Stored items
== == ==
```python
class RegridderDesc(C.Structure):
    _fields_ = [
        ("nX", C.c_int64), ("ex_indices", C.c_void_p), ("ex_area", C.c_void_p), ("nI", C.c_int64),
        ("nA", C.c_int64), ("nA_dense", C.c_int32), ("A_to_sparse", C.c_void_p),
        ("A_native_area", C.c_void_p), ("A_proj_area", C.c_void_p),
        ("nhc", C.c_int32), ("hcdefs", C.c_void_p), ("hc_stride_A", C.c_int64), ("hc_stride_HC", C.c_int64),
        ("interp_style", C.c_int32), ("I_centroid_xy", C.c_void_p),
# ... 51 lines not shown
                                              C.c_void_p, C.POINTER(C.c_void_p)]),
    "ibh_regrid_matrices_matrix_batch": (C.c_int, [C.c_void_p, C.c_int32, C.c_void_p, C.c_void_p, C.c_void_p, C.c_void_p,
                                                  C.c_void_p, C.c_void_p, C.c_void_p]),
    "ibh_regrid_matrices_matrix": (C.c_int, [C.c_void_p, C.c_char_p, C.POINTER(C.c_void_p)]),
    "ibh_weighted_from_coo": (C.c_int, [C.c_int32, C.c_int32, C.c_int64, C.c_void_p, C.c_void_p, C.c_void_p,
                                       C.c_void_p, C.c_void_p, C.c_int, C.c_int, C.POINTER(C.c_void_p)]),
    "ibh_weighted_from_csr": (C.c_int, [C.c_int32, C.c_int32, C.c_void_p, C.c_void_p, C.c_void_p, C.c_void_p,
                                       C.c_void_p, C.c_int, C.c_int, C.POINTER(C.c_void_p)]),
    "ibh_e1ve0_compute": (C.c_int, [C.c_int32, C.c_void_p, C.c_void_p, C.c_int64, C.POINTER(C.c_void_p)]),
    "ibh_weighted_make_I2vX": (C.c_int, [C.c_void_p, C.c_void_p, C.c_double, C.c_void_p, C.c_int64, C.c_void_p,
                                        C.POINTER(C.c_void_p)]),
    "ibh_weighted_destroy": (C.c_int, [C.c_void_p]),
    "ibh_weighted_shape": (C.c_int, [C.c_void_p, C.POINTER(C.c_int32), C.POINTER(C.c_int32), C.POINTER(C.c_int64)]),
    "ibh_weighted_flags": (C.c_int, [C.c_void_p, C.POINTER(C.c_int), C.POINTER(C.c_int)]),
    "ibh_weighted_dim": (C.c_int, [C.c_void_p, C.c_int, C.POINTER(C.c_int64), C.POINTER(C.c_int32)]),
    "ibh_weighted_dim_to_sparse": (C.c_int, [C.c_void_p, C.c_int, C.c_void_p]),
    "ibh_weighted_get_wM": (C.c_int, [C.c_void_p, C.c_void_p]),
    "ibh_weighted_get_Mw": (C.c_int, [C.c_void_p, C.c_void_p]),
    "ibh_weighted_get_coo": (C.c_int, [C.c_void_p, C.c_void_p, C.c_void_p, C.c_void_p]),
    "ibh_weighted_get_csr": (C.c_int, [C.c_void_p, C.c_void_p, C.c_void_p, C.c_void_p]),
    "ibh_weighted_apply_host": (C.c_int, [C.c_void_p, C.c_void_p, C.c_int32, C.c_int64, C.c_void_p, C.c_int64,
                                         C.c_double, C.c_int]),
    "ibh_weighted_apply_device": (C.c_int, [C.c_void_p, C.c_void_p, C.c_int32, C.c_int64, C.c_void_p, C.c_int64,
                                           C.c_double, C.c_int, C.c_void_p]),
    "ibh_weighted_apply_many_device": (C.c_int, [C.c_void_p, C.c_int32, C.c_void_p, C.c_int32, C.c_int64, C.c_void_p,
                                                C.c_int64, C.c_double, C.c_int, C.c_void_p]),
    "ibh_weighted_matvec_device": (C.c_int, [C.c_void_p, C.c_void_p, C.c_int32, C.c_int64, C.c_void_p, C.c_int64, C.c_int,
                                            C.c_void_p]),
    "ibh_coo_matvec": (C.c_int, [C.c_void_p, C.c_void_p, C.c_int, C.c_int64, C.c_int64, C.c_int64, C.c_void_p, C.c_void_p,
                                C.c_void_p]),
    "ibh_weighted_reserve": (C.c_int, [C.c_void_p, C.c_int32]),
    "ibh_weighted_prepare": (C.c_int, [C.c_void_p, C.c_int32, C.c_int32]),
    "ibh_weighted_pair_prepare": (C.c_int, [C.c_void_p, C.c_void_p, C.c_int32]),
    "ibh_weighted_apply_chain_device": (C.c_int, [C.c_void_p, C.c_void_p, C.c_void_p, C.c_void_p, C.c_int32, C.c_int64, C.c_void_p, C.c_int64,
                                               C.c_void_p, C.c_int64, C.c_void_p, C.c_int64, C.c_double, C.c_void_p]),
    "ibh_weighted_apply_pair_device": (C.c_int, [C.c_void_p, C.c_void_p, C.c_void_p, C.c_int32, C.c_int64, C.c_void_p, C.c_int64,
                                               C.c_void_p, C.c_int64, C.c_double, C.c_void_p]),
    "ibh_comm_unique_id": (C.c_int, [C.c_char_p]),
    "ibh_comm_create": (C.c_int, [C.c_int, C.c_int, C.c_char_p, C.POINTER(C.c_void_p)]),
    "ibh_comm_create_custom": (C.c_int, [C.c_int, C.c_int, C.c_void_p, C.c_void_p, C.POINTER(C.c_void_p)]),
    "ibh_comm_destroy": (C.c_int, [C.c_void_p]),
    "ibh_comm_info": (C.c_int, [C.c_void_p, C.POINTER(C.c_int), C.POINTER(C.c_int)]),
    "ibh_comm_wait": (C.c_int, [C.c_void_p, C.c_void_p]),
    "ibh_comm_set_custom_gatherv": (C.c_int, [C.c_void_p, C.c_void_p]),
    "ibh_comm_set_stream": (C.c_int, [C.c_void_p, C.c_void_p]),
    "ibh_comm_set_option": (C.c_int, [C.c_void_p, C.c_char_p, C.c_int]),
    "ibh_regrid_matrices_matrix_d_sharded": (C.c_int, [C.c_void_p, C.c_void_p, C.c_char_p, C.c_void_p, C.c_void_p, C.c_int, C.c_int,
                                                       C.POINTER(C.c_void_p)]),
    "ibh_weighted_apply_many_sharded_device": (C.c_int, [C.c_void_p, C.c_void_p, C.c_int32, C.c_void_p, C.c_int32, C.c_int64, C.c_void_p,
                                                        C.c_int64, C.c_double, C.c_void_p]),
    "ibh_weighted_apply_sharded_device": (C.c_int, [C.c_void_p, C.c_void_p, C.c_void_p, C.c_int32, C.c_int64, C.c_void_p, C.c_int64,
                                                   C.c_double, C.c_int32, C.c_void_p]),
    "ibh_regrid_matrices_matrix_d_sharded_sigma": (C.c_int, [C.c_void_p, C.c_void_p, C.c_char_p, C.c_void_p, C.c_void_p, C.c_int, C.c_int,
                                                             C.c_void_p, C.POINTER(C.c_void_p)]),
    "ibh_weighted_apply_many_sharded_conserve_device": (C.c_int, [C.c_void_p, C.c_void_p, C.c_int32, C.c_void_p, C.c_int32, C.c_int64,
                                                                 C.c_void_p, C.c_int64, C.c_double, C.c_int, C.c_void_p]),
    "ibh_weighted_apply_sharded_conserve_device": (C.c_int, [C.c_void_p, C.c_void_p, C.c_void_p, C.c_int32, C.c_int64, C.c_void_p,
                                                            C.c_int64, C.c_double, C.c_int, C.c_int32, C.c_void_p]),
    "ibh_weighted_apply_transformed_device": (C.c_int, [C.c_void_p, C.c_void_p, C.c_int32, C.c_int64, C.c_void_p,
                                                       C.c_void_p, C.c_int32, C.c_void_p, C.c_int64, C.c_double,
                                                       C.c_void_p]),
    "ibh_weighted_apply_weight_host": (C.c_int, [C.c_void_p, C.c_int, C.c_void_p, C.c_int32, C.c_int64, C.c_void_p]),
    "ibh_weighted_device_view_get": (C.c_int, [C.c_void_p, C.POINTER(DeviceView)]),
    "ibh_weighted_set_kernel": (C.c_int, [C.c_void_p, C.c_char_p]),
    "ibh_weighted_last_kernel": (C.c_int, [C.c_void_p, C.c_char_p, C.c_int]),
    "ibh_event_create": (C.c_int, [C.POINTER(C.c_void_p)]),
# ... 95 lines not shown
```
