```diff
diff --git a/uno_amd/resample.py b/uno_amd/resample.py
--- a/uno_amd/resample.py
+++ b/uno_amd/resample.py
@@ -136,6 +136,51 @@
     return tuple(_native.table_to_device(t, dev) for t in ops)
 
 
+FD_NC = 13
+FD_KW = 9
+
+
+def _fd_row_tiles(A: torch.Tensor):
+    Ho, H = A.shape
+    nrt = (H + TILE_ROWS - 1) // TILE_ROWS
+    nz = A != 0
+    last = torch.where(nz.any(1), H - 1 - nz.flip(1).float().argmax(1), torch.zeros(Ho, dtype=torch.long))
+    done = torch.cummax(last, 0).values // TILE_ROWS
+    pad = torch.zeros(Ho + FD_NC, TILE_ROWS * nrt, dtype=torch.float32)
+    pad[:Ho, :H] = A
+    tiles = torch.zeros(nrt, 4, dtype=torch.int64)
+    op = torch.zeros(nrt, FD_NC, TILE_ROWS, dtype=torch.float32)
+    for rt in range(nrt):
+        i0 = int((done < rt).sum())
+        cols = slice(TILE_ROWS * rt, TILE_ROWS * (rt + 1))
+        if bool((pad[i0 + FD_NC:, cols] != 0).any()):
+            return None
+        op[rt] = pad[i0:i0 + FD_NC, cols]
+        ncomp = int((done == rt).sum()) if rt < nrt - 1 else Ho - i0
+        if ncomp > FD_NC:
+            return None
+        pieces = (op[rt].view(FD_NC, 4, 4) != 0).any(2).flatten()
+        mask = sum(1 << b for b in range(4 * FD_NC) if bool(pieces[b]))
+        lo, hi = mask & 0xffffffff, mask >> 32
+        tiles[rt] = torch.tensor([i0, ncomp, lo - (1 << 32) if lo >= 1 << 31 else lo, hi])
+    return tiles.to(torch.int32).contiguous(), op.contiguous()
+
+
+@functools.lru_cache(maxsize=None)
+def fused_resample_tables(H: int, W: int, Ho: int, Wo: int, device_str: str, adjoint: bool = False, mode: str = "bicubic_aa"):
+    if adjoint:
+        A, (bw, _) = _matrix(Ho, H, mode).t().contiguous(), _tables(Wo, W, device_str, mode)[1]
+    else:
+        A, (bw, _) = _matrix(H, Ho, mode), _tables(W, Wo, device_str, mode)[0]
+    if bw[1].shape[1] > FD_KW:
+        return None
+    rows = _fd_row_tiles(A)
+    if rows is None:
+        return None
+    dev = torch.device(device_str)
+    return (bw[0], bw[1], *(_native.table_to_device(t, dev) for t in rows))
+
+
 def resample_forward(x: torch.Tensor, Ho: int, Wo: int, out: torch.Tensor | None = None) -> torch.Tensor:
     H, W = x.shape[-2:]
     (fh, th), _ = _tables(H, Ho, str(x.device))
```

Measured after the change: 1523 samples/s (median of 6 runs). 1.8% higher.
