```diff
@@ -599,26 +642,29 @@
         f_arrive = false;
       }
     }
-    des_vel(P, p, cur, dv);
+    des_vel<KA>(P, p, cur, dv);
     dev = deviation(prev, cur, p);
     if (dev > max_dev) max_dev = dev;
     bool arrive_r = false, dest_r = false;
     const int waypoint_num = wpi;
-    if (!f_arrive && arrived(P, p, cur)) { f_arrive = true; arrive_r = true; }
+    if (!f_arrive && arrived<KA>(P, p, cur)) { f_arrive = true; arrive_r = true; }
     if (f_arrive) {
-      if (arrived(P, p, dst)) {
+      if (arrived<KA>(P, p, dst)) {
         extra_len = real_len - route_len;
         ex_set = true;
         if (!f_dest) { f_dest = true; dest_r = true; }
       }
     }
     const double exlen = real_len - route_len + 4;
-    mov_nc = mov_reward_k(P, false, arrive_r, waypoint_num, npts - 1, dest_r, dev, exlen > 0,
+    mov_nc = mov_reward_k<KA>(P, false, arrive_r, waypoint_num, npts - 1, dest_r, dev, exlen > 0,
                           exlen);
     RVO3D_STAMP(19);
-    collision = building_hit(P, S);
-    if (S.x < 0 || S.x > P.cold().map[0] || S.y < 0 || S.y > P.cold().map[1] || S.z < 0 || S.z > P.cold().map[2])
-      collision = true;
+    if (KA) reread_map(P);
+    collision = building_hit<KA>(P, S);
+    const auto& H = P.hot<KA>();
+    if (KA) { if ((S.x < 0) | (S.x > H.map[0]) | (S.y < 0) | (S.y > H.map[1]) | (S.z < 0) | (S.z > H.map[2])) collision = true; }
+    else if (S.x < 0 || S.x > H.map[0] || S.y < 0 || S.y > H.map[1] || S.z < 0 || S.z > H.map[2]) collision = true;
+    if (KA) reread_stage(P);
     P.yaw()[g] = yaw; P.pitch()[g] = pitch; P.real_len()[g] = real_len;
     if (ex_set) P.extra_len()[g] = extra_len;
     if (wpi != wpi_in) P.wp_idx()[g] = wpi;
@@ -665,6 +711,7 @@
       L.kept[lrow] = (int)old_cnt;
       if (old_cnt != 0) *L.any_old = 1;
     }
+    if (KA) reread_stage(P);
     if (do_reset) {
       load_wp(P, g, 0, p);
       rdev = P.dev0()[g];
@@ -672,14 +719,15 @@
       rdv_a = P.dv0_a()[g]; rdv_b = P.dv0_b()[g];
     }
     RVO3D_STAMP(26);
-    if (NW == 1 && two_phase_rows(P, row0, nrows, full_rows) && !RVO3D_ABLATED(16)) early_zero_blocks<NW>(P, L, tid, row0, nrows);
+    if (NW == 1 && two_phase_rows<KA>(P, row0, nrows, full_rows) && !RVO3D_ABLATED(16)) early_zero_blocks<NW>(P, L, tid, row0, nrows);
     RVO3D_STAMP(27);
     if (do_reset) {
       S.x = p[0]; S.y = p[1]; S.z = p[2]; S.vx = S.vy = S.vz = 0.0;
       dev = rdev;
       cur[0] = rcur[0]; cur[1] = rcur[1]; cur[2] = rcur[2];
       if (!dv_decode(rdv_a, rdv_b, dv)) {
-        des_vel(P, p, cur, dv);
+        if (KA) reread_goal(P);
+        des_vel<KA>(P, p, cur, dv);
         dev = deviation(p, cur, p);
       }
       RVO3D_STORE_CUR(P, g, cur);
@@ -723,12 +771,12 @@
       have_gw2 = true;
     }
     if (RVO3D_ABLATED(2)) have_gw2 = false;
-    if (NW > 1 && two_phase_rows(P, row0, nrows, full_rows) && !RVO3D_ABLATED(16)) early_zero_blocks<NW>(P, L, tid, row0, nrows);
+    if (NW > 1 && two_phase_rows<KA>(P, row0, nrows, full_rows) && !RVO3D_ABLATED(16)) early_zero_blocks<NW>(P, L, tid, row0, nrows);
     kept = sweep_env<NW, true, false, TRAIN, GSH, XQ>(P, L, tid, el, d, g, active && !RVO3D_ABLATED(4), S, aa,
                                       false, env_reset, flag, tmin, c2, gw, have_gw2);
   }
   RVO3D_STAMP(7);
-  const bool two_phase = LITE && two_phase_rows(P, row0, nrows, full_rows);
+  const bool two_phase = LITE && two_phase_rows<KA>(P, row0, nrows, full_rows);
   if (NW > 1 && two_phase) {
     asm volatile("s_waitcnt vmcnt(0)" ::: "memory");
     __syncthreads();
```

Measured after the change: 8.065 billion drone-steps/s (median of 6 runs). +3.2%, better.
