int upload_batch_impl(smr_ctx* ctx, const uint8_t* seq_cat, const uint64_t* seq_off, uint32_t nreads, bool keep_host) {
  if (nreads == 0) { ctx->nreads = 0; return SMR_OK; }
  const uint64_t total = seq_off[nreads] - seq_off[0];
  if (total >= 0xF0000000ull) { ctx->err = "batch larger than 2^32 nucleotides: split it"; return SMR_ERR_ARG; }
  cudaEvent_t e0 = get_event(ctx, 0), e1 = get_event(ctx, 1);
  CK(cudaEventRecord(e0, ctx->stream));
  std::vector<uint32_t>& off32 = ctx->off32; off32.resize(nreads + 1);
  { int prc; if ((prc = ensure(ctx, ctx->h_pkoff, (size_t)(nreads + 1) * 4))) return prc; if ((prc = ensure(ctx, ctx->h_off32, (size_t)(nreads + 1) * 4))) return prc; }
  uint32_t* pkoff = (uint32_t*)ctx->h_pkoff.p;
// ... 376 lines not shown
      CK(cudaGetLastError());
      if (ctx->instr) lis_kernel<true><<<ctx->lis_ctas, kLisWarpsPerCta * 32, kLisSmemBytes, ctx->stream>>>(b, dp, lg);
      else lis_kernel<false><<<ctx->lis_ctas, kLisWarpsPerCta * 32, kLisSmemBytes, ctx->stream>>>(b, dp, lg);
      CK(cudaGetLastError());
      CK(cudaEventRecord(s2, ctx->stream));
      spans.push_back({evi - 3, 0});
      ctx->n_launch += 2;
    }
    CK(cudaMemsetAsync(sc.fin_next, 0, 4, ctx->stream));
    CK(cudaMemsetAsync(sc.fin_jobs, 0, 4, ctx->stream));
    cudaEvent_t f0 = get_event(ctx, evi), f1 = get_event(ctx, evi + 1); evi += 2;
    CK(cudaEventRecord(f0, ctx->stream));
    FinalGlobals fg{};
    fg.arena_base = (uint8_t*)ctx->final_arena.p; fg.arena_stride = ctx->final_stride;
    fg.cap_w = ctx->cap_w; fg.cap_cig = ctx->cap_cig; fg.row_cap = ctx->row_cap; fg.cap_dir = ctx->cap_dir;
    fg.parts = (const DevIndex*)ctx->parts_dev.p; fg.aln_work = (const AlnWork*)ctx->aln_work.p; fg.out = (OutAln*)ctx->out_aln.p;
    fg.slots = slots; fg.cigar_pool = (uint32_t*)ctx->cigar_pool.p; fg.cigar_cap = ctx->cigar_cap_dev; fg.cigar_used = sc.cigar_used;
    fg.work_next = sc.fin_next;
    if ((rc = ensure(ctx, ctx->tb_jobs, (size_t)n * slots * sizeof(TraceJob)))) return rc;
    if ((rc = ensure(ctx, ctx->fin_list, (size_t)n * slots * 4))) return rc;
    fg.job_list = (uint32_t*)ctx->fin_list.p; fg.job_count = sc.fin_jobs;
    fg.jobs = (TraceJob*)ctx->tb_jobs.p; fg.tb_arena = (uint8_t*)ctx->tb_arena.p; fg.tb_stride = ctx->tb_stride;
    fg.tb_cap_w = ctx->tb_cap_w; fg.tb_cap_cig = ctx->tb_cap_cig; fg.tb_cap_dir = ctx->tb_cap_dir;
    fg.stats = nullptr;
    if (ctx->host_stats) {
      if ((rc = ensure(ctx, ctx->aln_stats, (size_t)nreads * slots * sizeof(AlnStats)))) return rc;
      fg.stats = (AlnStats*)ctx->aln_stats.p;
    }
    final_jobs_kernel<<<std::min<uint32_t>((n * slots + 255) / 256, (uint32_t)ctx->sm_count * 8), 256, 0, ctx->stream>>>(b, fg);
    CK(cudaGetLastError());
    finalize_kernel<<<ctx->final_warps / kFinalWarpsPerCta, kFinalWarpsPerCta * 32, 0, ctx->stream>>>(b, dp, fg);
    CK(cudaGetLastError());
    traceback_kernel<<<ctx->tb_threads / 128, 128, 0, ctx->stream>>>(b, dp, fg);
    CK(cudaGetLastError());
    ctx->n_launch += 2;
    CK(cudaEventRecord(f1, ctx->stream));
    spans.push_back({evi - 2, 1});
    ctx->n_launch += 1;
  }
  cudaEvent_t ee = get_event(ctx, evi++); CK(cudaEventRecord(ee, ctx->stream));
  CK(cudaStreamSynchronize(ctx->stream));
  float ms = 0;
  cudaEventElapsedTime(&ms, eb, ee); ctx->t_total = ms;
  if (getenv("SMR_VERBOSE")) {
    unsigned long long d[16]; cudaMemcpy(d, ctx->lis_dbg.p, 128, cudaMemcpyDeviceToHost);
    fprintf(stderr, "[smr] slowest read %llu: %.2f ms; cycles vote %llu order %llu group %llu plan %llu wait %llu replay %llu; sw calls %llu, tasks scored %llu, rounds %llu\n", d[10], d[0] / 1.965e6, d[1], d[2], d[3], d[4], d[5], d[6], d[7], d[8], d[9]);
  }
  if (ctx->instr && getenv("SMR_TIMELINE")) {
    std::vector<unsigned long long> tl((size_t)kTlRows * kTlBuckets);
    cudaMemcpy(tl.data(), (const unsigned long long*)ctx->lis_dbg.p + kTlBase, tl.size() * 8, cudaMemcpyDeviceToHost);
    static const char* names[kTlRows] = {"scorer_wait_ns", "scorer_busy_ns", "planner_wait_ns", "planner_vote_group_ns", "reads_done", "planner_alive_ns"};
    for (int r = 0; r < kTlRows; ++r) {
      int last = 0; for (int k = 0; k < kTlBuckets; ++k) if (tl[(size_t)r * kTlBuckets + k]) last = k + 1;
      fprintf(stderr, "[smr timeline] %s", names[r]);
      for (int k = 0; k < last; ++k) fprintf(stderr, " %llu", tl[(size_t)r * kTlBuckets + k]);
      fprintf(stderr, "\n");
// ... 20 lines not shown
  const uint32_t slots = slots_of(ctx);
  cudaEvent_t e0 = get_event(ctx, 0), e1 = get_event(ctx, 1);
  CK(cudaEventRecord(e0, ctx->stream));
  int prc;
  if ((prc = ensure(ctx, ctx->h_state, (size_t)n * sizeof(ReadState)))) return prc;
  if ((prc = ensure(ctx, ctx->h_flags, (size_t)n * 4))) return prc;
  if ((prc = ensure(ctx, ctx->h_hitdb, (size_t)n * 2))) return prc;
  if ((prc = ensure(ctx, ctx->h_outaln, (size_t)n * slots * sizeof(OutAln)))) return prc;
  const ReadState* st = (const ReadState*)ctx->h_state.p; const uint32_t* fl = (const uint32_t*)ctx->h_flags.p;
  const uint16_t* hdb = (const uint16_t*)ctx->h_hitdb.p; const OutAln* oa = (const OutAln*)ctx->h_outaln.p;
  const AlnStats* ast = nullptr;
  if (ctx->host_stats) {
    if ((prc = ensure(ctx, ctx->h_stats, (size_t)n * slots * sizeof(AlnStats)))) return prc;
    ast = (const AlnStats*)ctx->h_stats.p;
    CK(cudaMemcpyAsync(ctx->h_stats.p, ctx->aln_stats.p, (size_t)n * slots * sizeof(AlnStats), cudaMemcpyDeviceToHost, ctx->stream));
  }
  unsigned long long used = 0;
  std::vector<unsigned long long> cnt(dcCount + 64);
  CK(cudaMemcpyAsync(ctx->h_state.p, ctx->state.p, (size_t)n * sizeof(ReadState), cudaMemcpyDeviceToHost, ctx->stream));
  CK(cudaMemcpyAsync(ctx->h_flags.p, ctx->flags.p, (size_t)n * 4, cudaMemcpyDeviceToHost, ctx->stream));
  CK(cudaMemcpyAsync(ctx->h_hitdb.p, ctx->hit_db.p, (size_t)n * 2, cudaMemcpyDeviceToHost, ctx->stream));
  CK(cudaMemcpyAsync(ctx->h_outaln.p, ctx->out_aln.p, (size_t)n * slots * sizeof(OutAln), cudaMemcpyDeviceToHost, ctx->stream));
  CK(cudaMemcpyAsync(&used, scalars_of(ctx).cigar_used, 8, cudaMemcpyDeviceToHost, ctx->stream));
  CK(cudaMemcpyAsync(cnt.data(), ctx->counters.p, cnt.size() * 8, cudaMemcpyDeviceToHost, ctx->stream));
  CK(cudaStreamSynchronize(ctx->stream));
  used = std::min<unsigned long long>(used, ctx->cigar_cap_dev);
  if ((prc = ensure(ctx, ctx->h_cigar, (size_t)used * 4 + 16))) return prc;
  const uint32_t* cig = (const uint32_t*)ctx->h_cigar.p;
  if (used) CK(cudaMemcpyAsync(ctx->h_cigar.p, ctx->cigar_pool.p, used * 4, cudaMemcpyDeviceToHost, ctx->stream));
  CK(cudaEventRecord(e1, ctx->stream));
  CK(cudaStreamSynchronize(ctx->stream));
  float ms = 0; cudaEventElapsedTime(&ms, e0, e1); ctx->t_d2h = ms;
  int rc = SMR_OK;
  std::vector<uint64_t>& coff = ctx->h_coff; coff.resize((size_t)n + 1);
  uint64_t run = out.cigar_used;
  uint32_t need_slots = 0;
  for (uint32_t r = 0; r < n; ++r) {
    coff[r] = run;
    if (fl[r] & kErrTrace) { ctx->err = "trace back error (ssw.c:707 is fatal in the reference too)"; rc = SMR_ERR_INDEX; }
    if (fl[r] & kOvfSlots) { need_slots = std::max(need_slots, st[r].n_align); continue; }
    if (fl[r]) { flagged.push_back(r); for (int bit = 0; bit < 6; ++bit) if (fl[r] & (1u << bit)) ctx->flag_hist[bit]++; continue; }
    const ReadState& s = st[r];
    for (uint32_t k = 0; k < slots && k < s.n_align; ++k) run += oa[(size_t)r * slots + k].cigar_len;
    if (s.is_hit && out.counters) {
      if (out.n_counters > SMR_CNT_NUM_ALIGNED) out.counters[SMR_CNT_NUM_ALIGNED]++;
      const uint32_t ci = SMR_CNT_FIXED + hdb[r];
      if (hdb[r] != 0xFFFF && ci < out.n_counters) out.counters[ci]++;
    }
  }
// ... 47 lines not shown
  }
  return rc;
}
== == ==
§ **How to complete this task**:
If a line in the records includes the string "cudaEventElapsedTime", copy it.

§ **Finished task**:
  cudaEventElapsedTime(&ms, eb, ee); ctx->t_total = ms;
  float ms = 0; cudaEventElapsedTime(&ms, e0, e1); ctx->t_d2h = ms;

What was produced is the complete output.